The researchers tested the “Synergy” hypothesis using their multi-task dataset. They asked the models to:

  1. Task A: Answer questions about an article, then use those answers to write a summary.
  2. Task B: Write a summary, then answer questions based on it.

They found that Chain-of-Thought prompting (asking the model to reason through the questions first) significantly improved the factual consistency (Entailment Score) of the generated summaries.

Interestingly, GPT-3.5 saw a massive jump in performance with CoT, suggesting that while it lacks cultural knowledge, its reasoning engine is highly developed. The smaller Norwegian models also saw improvements, proving that even smaller models can reason if guided correctly.

Table 4: Experimental Results on task one using NO-Multi-QA-Sum dataset for summarization task.

4. Toxicity and Bias

Finally, the researchers evaluated the models for toxicity. They found something surprising regarding the source of toxic generations. We often assume toxicity comes from Reddit or Twitter data. However, the researchers traced high toxicity scores back to news articles describing crimes (e.g., “taken life from/kill”).
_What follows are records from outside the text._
__global__ void cham_prot_enter_k(const uint32_t* __restrict__ all_transfers, uint32_t rank, uint32_t nseg, const Status* __restrict__ st,
                                  const uint16_t* __restrict__ GT, uint32_t* __restrict__ gin, ProtShard* __restrict__ ps,
                                  uint32_t* __restrict__ words) {
    if (threadIdx.x || blockIdx.x) return;
    const bool open = gate_open(st);
    words[0] = 0; words[1] = 0; words[2] = open ? 0u : 1u; words[3] = 0;
    if (!open) return;
    uint32_t x = 0;
    for (uint32_t r = 0; r < rank && x != PC_ESC; ++r) x = all_transfers[(size_t)r * PC_NC + x];
    ps->in_state = x;
    const uint32_t ngrp = (nseg + PC_GROUP - 1) / PC_GROUP;
    for (uint32_t g = 0; g < ngrp; ++g) { gin[g] = x; if (x != PC_ESC) x = GT[(size_t)g * PC_NC + x]; }
    gin[ngrp] = x;
    if (x == PC_ESC) words[1] = 1;
}
__global__ void cham_prot_seams_k(uint32_t nseg, const Status* __restrict__ st, const uint16_t* __restrict__ T, const uint32_t* __restrict__ gin,
                                  uint32_t* __restrict__ in_state) {
    if (!gate_open(st)) return;
    const uint32_t ngrp = (nseg + PC_GROUP - 1) / PC_GROUP;
    const uint32_t g = blockIdx.x * blockDim.x + threadIdx.x;
    if (g >= ngrp || gin[ngrp] == PC_ESC) return;
    uint32_t x = gin[g];
    const uint32_t s1 = ((g + 1) * PC_GROUP < nseg) ? (g + 1) * PC_GROUP : nseg;
    for (uint32_t s = g * PC_GROUP; s < s1; ++s) { in_state[s] = x; x = T[(size_t)s * PC_NC + x]; }
}
__global__ void cham_prot_walk_k(uint64_t nblocks, uint32_t nseg, const Status* __restrict__ st, int it, int warm, const uint8_t* __restrict__ inc,
                                 const uint8_t* __restrict__ cm_old, uint8_t* __restrict__ cm_new, const uint32_t* __restrict__ in_state,
                                 const uint32_t* __restrict__ gin, ProtShard* __restrict__ ps, uint32_t* __restrict__ words) {
    if (!gate_open(st)) return;
    const uint32_t ngrp = (nseg + PC_GROUP - 1) / PC_GROUP;
    const uint32_t s = blockIdx.x * blockDim.x + threadIdx.x;
    if (s >= nseg || gin[ngrp] == PC_ESC) return;
    Protection p; pc_decode(in_state[s], p);
    const uint64_t b0 = (uint64_t)s * PSEG, b1 = (b0 + PSEG < nblocks) ? b0 + PSEG : nblocks;
    p.counter = ps->first_block + b0;
    prot_walk(p, inc, b0, b1, cm_new);
    uint32_t nd = 0;
    for (uint64_t b = b0; b < b1; ++b) nd += cm_new[b] != ((it || warm) ? cm_old[b] : 0);
    if (nd) {
        atomicAdd(&words[0], nd);
        if (it < 16) atomicAdd(&ps->changed[it], nd);
    }
}
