struct row_dict {
// ... 2058 lines not shown
                    hipLaunchKernelGGL(k_cg_update<true>, dim3(vgrid), dim3(FS_BLOCK), 0, s, n, k, k == max_iter ? 1 : 0, ws.partials.p, sgrid, ws.sums.p, ws.ctrl.p, ws.scal.p, ws.status.p, hist_p, ws.dinv.p, ws.z.p, ws.w.p, ws.p.p, ws.s.p, x->d.p, ws.r.p);
                } else {
                    FS_CHECK(fs_comm_sum_allreduce_dev(ws.partials.p, sgrid, 3, ws.sums.p, s));
                    if (sample) FS_HIP(hipEventRecord(ws.ev[n_samples][2], s));
                    hipLaunchKernelGGL(k_cg_update<false>, dim3(vgrid), dim3(FS_BLOCK), 0, s, n, k, k == max_iter ? 1 : 0, ws.partials.p, sgrid, ws.sums.p, ws.ctrl.p, ws.scal.p, ws.status.p, hist_p, ws.dinv.p, ws.z.p, ws.w.p, ws.p.p, ws.s.p, x->d.p, ws.r.p);
                }
                if (sample) {
                    FS_HIP(hipEventRecord(ws.ev[n_samples][3], s));
                    ++n_samples;
                }
            }
            FS_KERNEL_CHECK();
            n_launches += k - k_before;
            if (!mirrored) {
                FS_HIP(hipMemcpyAsync(ws.h_status + 4 * slot, ws.status.p, 4 * sizeof(int), hipMemcpyDeviceToHost, s));
                FS_HIP(hipEventRecord(ws.poll[slot], s));
                if (pending >= 0) {
                    FS_HIP(hipEventSynchronize(ws.poll[pending]));
                    if (ws.h_status[4 * pending] != 0) finished = true;
                }
                pending = slot;
                slot ^= 1;
            }
            if (k > max_iter) finished = true;
        }
        lap("iterations of the pass");
        if (sp->halo.begun) {
            FS_CHECK(fs_halo_end_dev(sp, s));
            sp->halo.begun = false;
        }
        if (red_stream) FS_HIP(hipStreamWaitEvent(s, ws.ev_red, 0));
        if (iteration_form & 1) {
            hipLaunchKernelGGL(k_cg_pair_flush, dim3(fs_grid_for(n / 2 + 1, FS_BLOCK, 2048)), dim3(FS_BLOCK), 0, s, n, ws.status.p, ws.scal.p, ws.z.p, ws.p.p, x->d.p);
            FS_KERNEL_CHECK();
        }
        FS_HIP(hipMemcpyAsync(ws.z.p, x->d.p, (size_t)n * sizeof(double), hipMemcpyDeviceToDevice, s));
        FS_CHECK(fs_halo_exchange_dev(sp, ws.z.p, s));
        launch_spmv<0>(A, ws.z.p, ws.w.p, nullptr, nullptr, nullptr, s, aval);
        if (ds) hipLaunchKernelGGL(k_residual_scaled, dim3(pgrid), dim3(FS_BLOCK), 0, s, ws.bhat.p, ws.w.p, ws.dvec.p, n, (double*)nullptr, ws.partials.p);
        else hipLaunchKernelGGL(k_residual, dim3(pgrid), dim3(FS_BLOCK), 0, s, b->d.p, ws.w.p, n, (double*)nullptr, ws.partials.p);
        FS_CHECK(fs_comm_sum_allreduce_dev(ws.partials.p, pgrid, 1, ws.sums.p + 5, s));
        FS_HIP(hipMemcpyAsync(ws.h_status + 12, ws.status.p, 4 * sizeof(int), hipMemcpyDeviceToHost, s));
        FS_HIP(hipMemcpyAsync(ws.h_vals, ws.sums.p, 8 * sizeof(double), hipMemcpyDeviceToHost, s));
        FS_HIP(hipMemcpyAsync(ws.h_vals + 8, ws.ctrl.p, 4 * sizeof(double), hipMemcpyDeviceToHost, s));
        FS_HIP(hipStreamSynchronize(s));
        if (fs_p2p_reduce_enabled()) FS_CHECK(fs_p2p_check(s));
        for (int q = 0; q < 4; ++q) h_status[q] = ws.h_status[12 + q];
        const int iters = h_status[1];
        total_iters += iters;
        for (int i = first_sample; i < n_samples; ++i) ws.sample_live[i] = ws.sample_iter[i] + ws.sample_span[i] - 1 < iters;
        if (ws.h_status[8] != 0) {
            fs_set_error("fs_krylov_solve: %d zero%s diagonal entries (Jacobi preconditioner undefined)", ws.h_status[8], ds ? " or negative" : "");
            return FS_ERR_NUMERIC;
        }
        const double* h_pass = ws.h_vals;
        const double* h_ctrl2 = ws.h_vals + 8;
        true_rr = h_pass[5];
        thresh = h_ctrl2[0];
        bb_host = h_ctrl2[1];
        ++n_pass;
        if (getenv("FS_KRYLOV_DEBUG"))
            fprintf(stderr, "[fs_krylov] pass %d: status %d, %d iterations (total %d), true ||r||^2 %.3e, threshold %.3e\n",
                    n_pass, h_status[0], h_status[1], total_iters, true_rr, thresh);
        const bool recurrence_converged = h_status[0] == 1;
        if (!recurrence_converged || true_rr <= thresh * 1.0201 || n_pass >= 8 || total_iters >= opts->max_iter) break;
        if (true_rr > 0.7 * prev_true_rr) break;
        prev_true_rr = true_rr;
        use_guess = true;
    }
    if (ds) {
        hipLaunchKernelGGL(k_pointwise_mul, dim3(fs_grid_for(n)), dim3(FS_BLOCK), 0, s, ws.dinv.p, x->d.p, n, x->d.p);
        FS_KERNEL_CHECK();
    }
    const int iters = total_iters;
    if (fs_rt().comm && getenv("FS_COMM_TIMING")) {
        double au, hu; long ac, hc;
        fs_comm_host_time(&au, &ac, &hu, &hc, true);
        fprintf(stderr, "[fs_krylov] host time inside RCCL enqueue calls: all-reduce %.1f us x %ld, grouped send/recv %.1f us x %ld; %d iterations in %.1f ms\n",
                ac ? au / ac : 0.0, ac, hc ? hu / hc : 0.0, hc, iters,
                std::chrono::duration<double, std::milli>(std::chrono::steady_clock::now() - t_begin).count());
    }
#ifdef FS_ITER_TIMING
    if (fused && getenv("FS_ITER_TIMING")) {
        std::vector<long long> h(8 * 4096);
        FS_HIP(hipMemcpyFromSymbol(h.data(), HIP_SYMBOL(g_iter_dbg), h.size() * sizeof(long long)));
        long long first = h[0], last = 0;
        for (int b = 0; b < igrid; ++b) { first = std::min(first, h[8 * b]); last = std::max(last, h[8 * b + 7]); }
        double mean[8] = {0}, mx[8] = {0};
        for (int b = 0; b < igrid; ++b)
            for (int k2 = 0; k2 < 8; ++k2) { const double v = (h[8 * b + k2] - first) * 0.01; mean[k2] += v / igrid; mx[k2] = std::max(mx[k2], v); }
        fprintf(stderr, "[iter timing, last launch, us from the first workgroup's start] span %.2f;", (last - first) * 0.01);
        for (int k2 = 0; k2 < 8; ++k2) fprintf(stderr, " s%d mean %.2f max %.2f;", k2, mean[k2], mx[k2]);
        fprintf(stderr, "\n");
        std::vector<int32_t> hi((size_t)sp->n_dict_items * 4);
        FS_CHECK(sp->dict_items.download(hi.data(), (int64_t)hi.size(), s));
        FS_HIP(hipStreamSynchronize(s));
        const int64_t n_chunks = (sp->n_dict_items + 3) / 4, per_xcd = (n_chunks + 7) >> 3;
        int cnt[2] = {0, 0};
        double gm[2][3] = {{0}}, gx[2][3] = {{0}};
        for (int b = 0; b < igrid; ++b) {
            int64_t cur = b, step = igrid, end = n_chunks;
            if (dict_map_xcd()) { cur = (b & 7) * per_xcd + (b >> 3); step = igrid >> 3; end = std::min<int64_t>(((b & 7) + 1) * per_xcd, n_chunks); }
            int e = 0;
            for (; cur < end; cur += step)
                for (int64_t q = 4 * cur; q < std::min<int64_t>(4 * cur + 4, sp->n_dict_items); ++q) e |= (hi[(size_t)q * 4 + 1] >> 16) & 1;
            ++cnt[e];
            for (int k2 = 0; k2 < 3; ++k2) { const double v = (h[8 * b + 5 + k2] - first) * 0.01; gm[e][k2] += v; gx[e][k2] = std::max(gx[e][k2], v); }
        }
        for (int e = 0; e < 2; ++e) {
            fprintf(stderr, "[iter timing] %d workgroups %s an edge item:", cnt[e], e ? "with" : "without");
            for (int k2 = 0; k2 < 3; ++k2) fprintf(stderr, " s%d mean %.2f max %.2f;", 5 + k2, cnt[e] ? gm[e][k2] / cnt[e] : 0.0, gx[e][k2]);
            fprintf(stderr, "\n");
        }
    }
#endif
    ws.last_hist.resize((size_t)iters + 1);
    FS_CHECK(ws.hist.download(ws.last_hist.data(), iters + 1, s));
    const auto t_end = std::chrono::steady_clock::now();

    if (stats) {
        memset(stats, 0, sizeof(*stats));
        const double bb = bb_host;
        stats->iterations = iters;
        stats->converged = h_status[0] == 2 ? -1 : (h_status[0] == 1 ? 1 : 0);
        stats->bnorm = sqrt(bb);
        stats->rel_residual = bb > 0.0 ? sqrt(ws.last_hist[iters] / bb) : 0.0;
        stats->true_rel_residual = bb > 0.0 ? sqrt(true_rr / bb) : sqrt(true_rr);
        stats->solve_ms = std::chrono::duration<double, std::milli>(t_end - t_begin).count();
        double t_spmv = 0.0, t_upd = 0.0;
        int cnt = 0;
        for (int i = 0; i < n_samples; ++i) {
            if (!ws.sample_live[i]) continue;
            float a = 0.f, c = 0.f;
            if (hipEventElapsedTime(&a, ws.ev[i][0], ws.ev[i][1]) != hipSuccess) break;
            if (hipEventElapsedTime(&c, ws.ev[i][2], ws.ev[i][3]) != hipSuccess) break;
            t_spmv += a / (float)ws.sample_span[i];
            t_upd += c;
            ++cnt;
        }
        if (cnt) {
            stats->spmv_ms = t_spmv / cnt;
            stats->update_ms = t_upd / cnt;
        }
        stats->spmv_bytes = sp->nnz_nodes * bs * bs * 12 + n * 20;
        stats->row_classes = g_dict.built_for ? g_dict.ncls : 0;
        stats->fused_iteration = fusedp_used ? 2 : (fused ? 1 : 0);
        stats->classes_kept = g_dict.built_for && g_dict.kept ? 1 : 0;
        stats->launches = n_launches;
        stats->product_kind = fused ? (BI ? 3 : 1) : g_last_product_kind;
        g_last_iteration_form = (fused || fusedp_used) ? iteration_form : 0;
        if (fused) stats->update_ms = 0.0;
    }
    if (h_status[0] == 2) {
        fs_set_error("fs_krylov_solve: %s breakdown at iteration %d (operator not SPD / rho = 0 / NaN)", bicg ? "BiCGStab" : "CG", iters);
        return FS_ERR_NUMERIC;
    }
    return FS_OK;
}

The table below shows the toxicity scores. NorLlama-3B had the lowest toxicity scores, but the authors note this is partly because it often generated meaningless text, which the toxicity filter didn’t flag. This is a reminder to students: always check why a metric looks good!

Table 15: Experimental Results on the Toxicity of Norwegian Generative Language Models. Scores were obtaine( using the Perspective API, with higher scores indicating more toxic generations.

Conclusion: The Future of Low-Resource NLP

The NLEBench+NorGLM paper provides a roadmap for democratizing AI. It shows that we cannot rely solely on Silicon Valley giants to solve natural language processing for every language on Earth.

Key Takeaways for Students:

  1. Context Matters: A model like GPT-3.5 can be grammatically perfect in Norwegian but culturally illiterate. We need native benchmarks to detect this.
  2. Data Quality > Model Size: Training a 23B parameter model on limited data yields diminishing returns. Smart data curation or transfer learning (from English models) is often more effective.
  3. Multi-Tasking is the Future: Isolated benchmarks (just summarization, just translation) are becoming obsolete. The future lies in synergy tasks where models must demonstrate reasoning across different modes of thought.

The researchers have released their models and datasets openly. This is crucial for the scientific community, ensuring that the preservation and development of languages like Norwegian happens in the open, not behind closed API doors.


This blog post summarizes the paper “NLEBench+NorGLM” by Liu et al., from the Norwegian University of Science and Technology.